第十九章 金庭茂迟(5)(1 / 3)

上阳宫阙春秋词 韫秀 2098 字 11个月前

宣益公主见陈鉴说来说去还是说到章青砚,不由叹了一口气:“我也是太子大婚时见过她,这一个月来没入后宫半步。你也知道,我母妃在世时做的一些事已让我无法见人,虽父皇没有减少我的俸禄,可是明显不像从前一般宠爱我了。姜丽妃过去和母亲关系不恰,如今她执掌后宫,我更不敢叨扰她。王贵妃是父皇的新宠,素日里对我也不热心,和我们几位公主往来几无。太悦妹妹还住在诸公主府邸,我虽常去探望她,但诸公主府邸离东宫远,我没事自不会绕道去东宫。若说知晓东宫的事,悦母妃比我还便利,你也常常去流晴宫,难道没有听到一丝半点消息?”想了想又道,“几日前听说父皇有意为太子册立侧妃,再挑选几位侍妾,太子以学习政务为由回拒,父皇很高兴没有责罚他抗旨不尊。可见他们婚后关系一定很好,否则太子不会违逆父皇的旨意。”

陈鉴黯然。看来陈询对章青砚用情之深或许不比他对她的少,这反而使他更难受。

宣益公主道:“九哥为青砚伤神,难道希望看到她为了你也如此吗?”

她的话刚落,书房外传入一阵敲门声,半晌,门被人推开,外面的暮光随之冲进室内,是恽良来了,将一封书信递给陈鉴:“殿下,巨渡来的信。”

“是司马清韵寄来的。”陈鉴看完信的封面对宣益公主解释,随手又将信搁置在案台上。

宣益公主想起去年端阳龙舟赛遇到司马清韵的情形,那套红妆映衬出她美好的面容,将在场许多参赛女子比了下去,不由笑道:“司马清韵英姿飒爽,丽质天成,对九哥又情深意重,九哥难道从未动心过?”
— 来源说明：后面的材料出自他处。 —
int tlpk_create(tlpk_handle **out, int64_t m, int64_t n, const int64_t *colptr, const int64_t *rowval,
                const double *nzval, int index_base, const tlpk_options *uopt) {
    if (!out) return TLPK_BADARG;
    *out = nullptr;
    tlpk_options def;
    tlpk_default_options(&def);
    if (uopt) {
        if (uopt->struct_size != (int32_t)sizeof(tlpk_options)) return TLPK_BADARG;
        def = *uopt;
    }
// ... 1596 lines not shown
    return TLPK_OK;
}

int64_t tlpk_symbolic_get(const tlpk_handle *h, const char *what, int64_t *buf, int64_t cap) {
    if (!h || !what) return -1;
    if (!h->sub.empty() && std::string(what) != "chain_retries") return tlpk_symbolic_get(h->sub[0], what, buf, cap);
    const Symbolic &S = h->S;
    std::vector<i64> tmp;
    const std::string w(what);
    auto from32 = [&](const auto &v) { tmp.assign(v.begin(), v.end()); };
    auto field = [&](auto getter) { tmp.resize(S.fronts.size()); for (size_t s = 0; s < S.fronts.size(); ++s) tmp[s] = (i64)getter(S.fronts[s]); };
    if (w == "perm") from32(S.perm);
    else if (w == "etree") from32(S.parent);
    else if (w == "colcount") from32(S.colcount);
    else if (w == "s_colptr") tmp = S.Sp;
    else if (w == "s_rowidx") from32(S.Si);
    else if (w == "s_target") from32(S.s_target);
    else if (w == "s_diag_row") from32(S.s_diag_row);
    else if (w == "pair_ptr") from32(S.pair_ptr);
    else if (w == "pair_j") from32(S.pair_j);
    else if (w == "rowidx") from32(S.rowidx);
    else if (w == "rel") from32(S.rel);
    else if (w == "ea_tab") from32(S.ea_tab);
    else if (w == "front_eatab") field([](const FrontDesc &f) { return f.eatab; });
    else if (w == "children") from32(S.children);
    else if (w == "depth") from32(S.depth);
    else if (w == "front_block") from32(S.front_block);
    else if (w == "row_block") tmp = h->row_block_copy;
    else if (w == "front_group") from32(S.front_group);
    else if (w == "ngroups") tmp.assign(1, S.ngroups);
    else if (w == "front_local") tmp.assign(S.front_local.begin(), S.front_local.end());
    else if (w == "col_local") tmp.assign(S.col_local.begin(), S.col_local.end());
    else if (w == "row_local") tmp.assign(S.row_local.begin(), S.row_local.end());
    else if (w == "front_f") field([](const FrontDesc &f) { return f.f; });
    else if (w == "front_lda") field([](const FrontDesc &f) { return f.lda; });
    else if (w == "front_ns") field([](const FrontDesc &f) { return f.ns; });
    else if (w == "front_col0") field([](const FrontDesc &f) { return f.col0; });
    else if (w == "front_parent") field([](const FrontDesc &f) { return f.parent; });
    else if (w == "front_loff") field([](const FrontDesc &f) { return f.loff; });
    else if (w == "front_rowoff") field([](const FrontDesc &f) { return f.rowoff; });
    else if (w == "front_reloff") field([](const FrontDesc &f) { return f.reloff; });
    else if (w == "front_child_ptr") field([](const FrontDesc &f) { return f.child_ptr; });
    else if (w == "front_nchild") field([](const FrontDesc &f) { return f.nchild; });
    else if (w == "root_front") tmp.assign(1, S.root_front);
    else if (w == "dense_cols") tmp = S.dense_cols;
    else if (w == "potrf_tasks") { for (auto &t : S.potrf_tasks) { tmp.push_back(t.front); tmp.push_back(t.k0); tmp.push_back(t.nb); tmp.push_back(t.kprev); } }
    else if (w == "trsm_tasks") { for (auto &t : S.trsm_tasks) { tmp.push_back(t.front); tmp.push_back(t.k0); tmp.push_back(t.nb); tmp.push_back(t.row0); tmp.push_back(t.kprev); tmp.push_back(t.pad1); } }
    else if (w == "update_tasks") { for (auto &t : S.update_tasks) { tmp.push_back(t.front); tmp.push_back(t.k0); tmp.push_back(t.kw); tmp.push_back(t.i0); tmp.push_back(t.j0); tmp.push_back(t.jlim); tmp.push_back(t.beta0); tmp.push_back(t.pad1); tmp.push_back(t.seg); tmp.push_back(t.nsl); } }
    else if (w == "upd_seg") from32(S.upd_seg);
    else if (w == "trsm_early") { for (auto &t : S.trsm_tasks) tmp.push_back(t.pad2); }
    else if (w == "update_tile64") { for (auto &t : S.update_tasks) tmp.push_back(t.pad2); }
    else if (w == "skip_off") tmp = S.skip_off;
    else if (w == "skip_bits") { tmp.resize(S.skip_bits.size()); std::memcpy(tmp.data(), S.skip_bits.data(), S.skip_bits.size() * 8); }
    else if (w == "front_single") tmp.assign(S.front_single.begin(), S.front_single.end());
    else if (w == "reduce_tasks") { for (auto &t : S.reduce_tasks) { tmp.push_back(t.front); tmp.push_back(t.k0); tmp.push_back(t.kw); tmp.push_back(t.i0); tmp.push_back(t.j0); tmp.push_back(t.jlim); tmp.push_back(t.beta0); tmp.push_back(t.pad1); } }
    else if (w == "chain_items") { for (auto &t : S.chain_items) { for (i32 v : {t.role, t.task, t.sub, t.w0, t.n0, t.need0, t.w1, t.n1, t.need1, t.w2, t.need2, t.sig}) tmp.push_back(v); } }
    else if (w == "chain_counters") tmp.assign(1, S.chain_counters);
    else if (w == "krylov_unsolved") tmp.assign(1, h->krylov_unsolved);
    else if (w == "chain_retries") tmp.assign(1, h->chain_retries);
    else if (w == "chain_trace") {
        if (!h->d.chain_trace) return -1;
        tmp.resize(4 * S.chain_items.size());
        if (hipMemcpy(tmp.data(), h->d.chain_trace, tmp.size() * 8, hipMemcpyDeviceToHost) != hipSuccess) return -1;
    }
    else if (w == "fa_tasks") { for (auto &t : S.fa_tasks) { tmp.push_back(t.front); tmp.push_back(t.bc); tmp.push_back(t.br0); tmp.push_back(t.br1); } }
    else if (w == "front_fa") tmp.assign(S.front_fa.begin(), S.front_fa.end());
    else if (w == "front_upper") tmp.assign(S.front_upper.begin(), S.front_upper.end());
    else if (w == "ea_tasks") { for (auto &t : S.ea_tasks) { tmp.push_back(t.front); tmp.push_back(t.j0); tmp.push_back(t.j1); tmp.push_back(t.bidx); tmp.push_back(t.br0); tmp.push_back(t.br1); } }
    else if (w == "fwd_gather_tasks" || w == "fwd_diag_tasks" || w == "fwd_update_tasks" || w == "bwd_update_tasks" || w == "fwd_small_tasks" || w == "bwd_small_tasks" ||
             w == "fwd_sweep_tasks" || w == "bwd_sweep_tasks") {
        const std::vector<SolveTask> &v = (w == "fwd_gather_tasks") ? S.fwd_gather_tasks : (w == "fwd_diag_tasks") ? S.fwd_diag_tasks :
                                          (w == "fwd_update_tasks") ? S.fwd_update_tasks : (w == "bwd_update_tasks") ? S.bwd_update_tasks :
                                          (w == "fwd_small_tasks") ? S.fwd_small_tasks : (w == "bwd_small_tasks") ? S.bwd_small_tasks :
                                          (w == "fwd_sweep_tasks") ? S.fwd_sweep_tasks : S.bwd_sweep_tasks;
        for (auto &t : v) { tmp.push_back(t.front); tmp.push_back(t.k0); tmp.push_back(t.nb); tmp.push_back(t.row0); tmp.push_back(t.slot); tmp.push_back(t.nslot); }
    }
    else if (w == "front_flagoff") field([](const FrontDesc &f) { return f.flagoff; });
    else if (w == "n_sweep_flags") tmp.assign(1, S.n_sweep_flags);
    else if (w == "front_ucoff") field([](const FrontDesc &f) { return f.ucoff; });
    else if (w == "front_uoff") field([](const FrontDesc &f) { return f.uoff; });
    else if (w == "front_ubuf") field([](const FrontDesc &f) { return f.ubuf; });
    else if (w == "gth_ptr") tmp.assign(S.gth_ptr.begin(), S.gth_ptr.end());
    else if (w == "gth_src") tmp.assign(S.gth_src.begin(), S.gth_src.end());
    else if (w == "factor_launches") { for (auto &L : S.factor_launches) { tmp.push_back(L.kind); tmp.push_back(L.first); tmp.push_back(L.count); } }
    else if (w == "fwd_launches") { for (auto &L : S.fwd_launches) { tmp.push_back(L.kind); tmp.push_back(L.first); tmp.push_back(L.count); } }
    else if (w == "bwd_launches") { for (auto &L : S.bwd_launches) { tmp.push_back(L.kind); tmp.push_back(L.first); tmp.push_back(L.count); } }
    else if (w == "launch_meta") { for (auto *v : {&S.factor_launches, &S.fwd_launches, &S.bwd_launches}) for (auto &L : *v) { tmp.push_back(L.group); tmp.push_back(L.side); tmp.push_back(L.pad); } }
    else if (w == "zero_tasks") from32(S.zero_tasks);
    else if (w == "zero_small") from32(S.zero_small);
    else if (w == "singles") {
        tmp = S.single_loff; tmp.insert(tmp.end(), S.single_dinvoff.begin(), S.single_dinvoff.end()); tmp.insert(tmp.end(), S.single_col.begin(), S.single_col.end());
        tmp.push_back(S.n_zero_lower); tmp.push_back(S.spart_len);
    }
    else return -1;
    const i64 len = (i64)tmp.size();
    if (buf) std::copy(tmp.begin(), tmp.begin() + std::min(len, cap), buf);
    return len;
}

“我只要弱水三千,取一瓢饮即可,其他人不过过眼烟云。”陈鉴不加思索地道,“然而现在我又明白一个道理,很多人和事,一旦到了缘分的尽头,再也不会激起新的热情,却是会连带其他人也失去了颜色。”

宣益公主一时语塞。陈鉴这句话虽然不对她的境况,陈鉴这失落和无奈与她的遭遇是多么相像,有殊路同归之感。司马清焕曾只存在她意念里从不敢轻易谈起,如今司马清焕又回来了,她纵然有万千感慨,凭今时的身份也不敢贸然求近,那日黄昏偶遇就是如此,她情深似海,他惊慌失措,连带与他们无关的人和事也找不到从前的样子,到底这一路走来世事变迁,从前能说的话、做的事在当下也只是一个妄念罢了。

她原本想来楚王府和陈鉴叙叙兄妹情谊、宽宽自己的心,现在反而想要安慰陈鉴。她思忖片刻道:“如今司马祁、司马清庭父子共同驻守南罗边境,蒙承王誓与我朝交好,陶和姑母终于也定下心来,听说过几日她将不远千里赴西凉陪伴司马老将军,可见姑母对司马将军够情深意重。”说到最后发觉因为司马清焕还是谈的司马家,一时间诸般情绪又杂柔在一起,反倒混淆了她的内心,原来自己如此念旧,以为经历那样多可以变得世故些,到头来还是没有改变初衷。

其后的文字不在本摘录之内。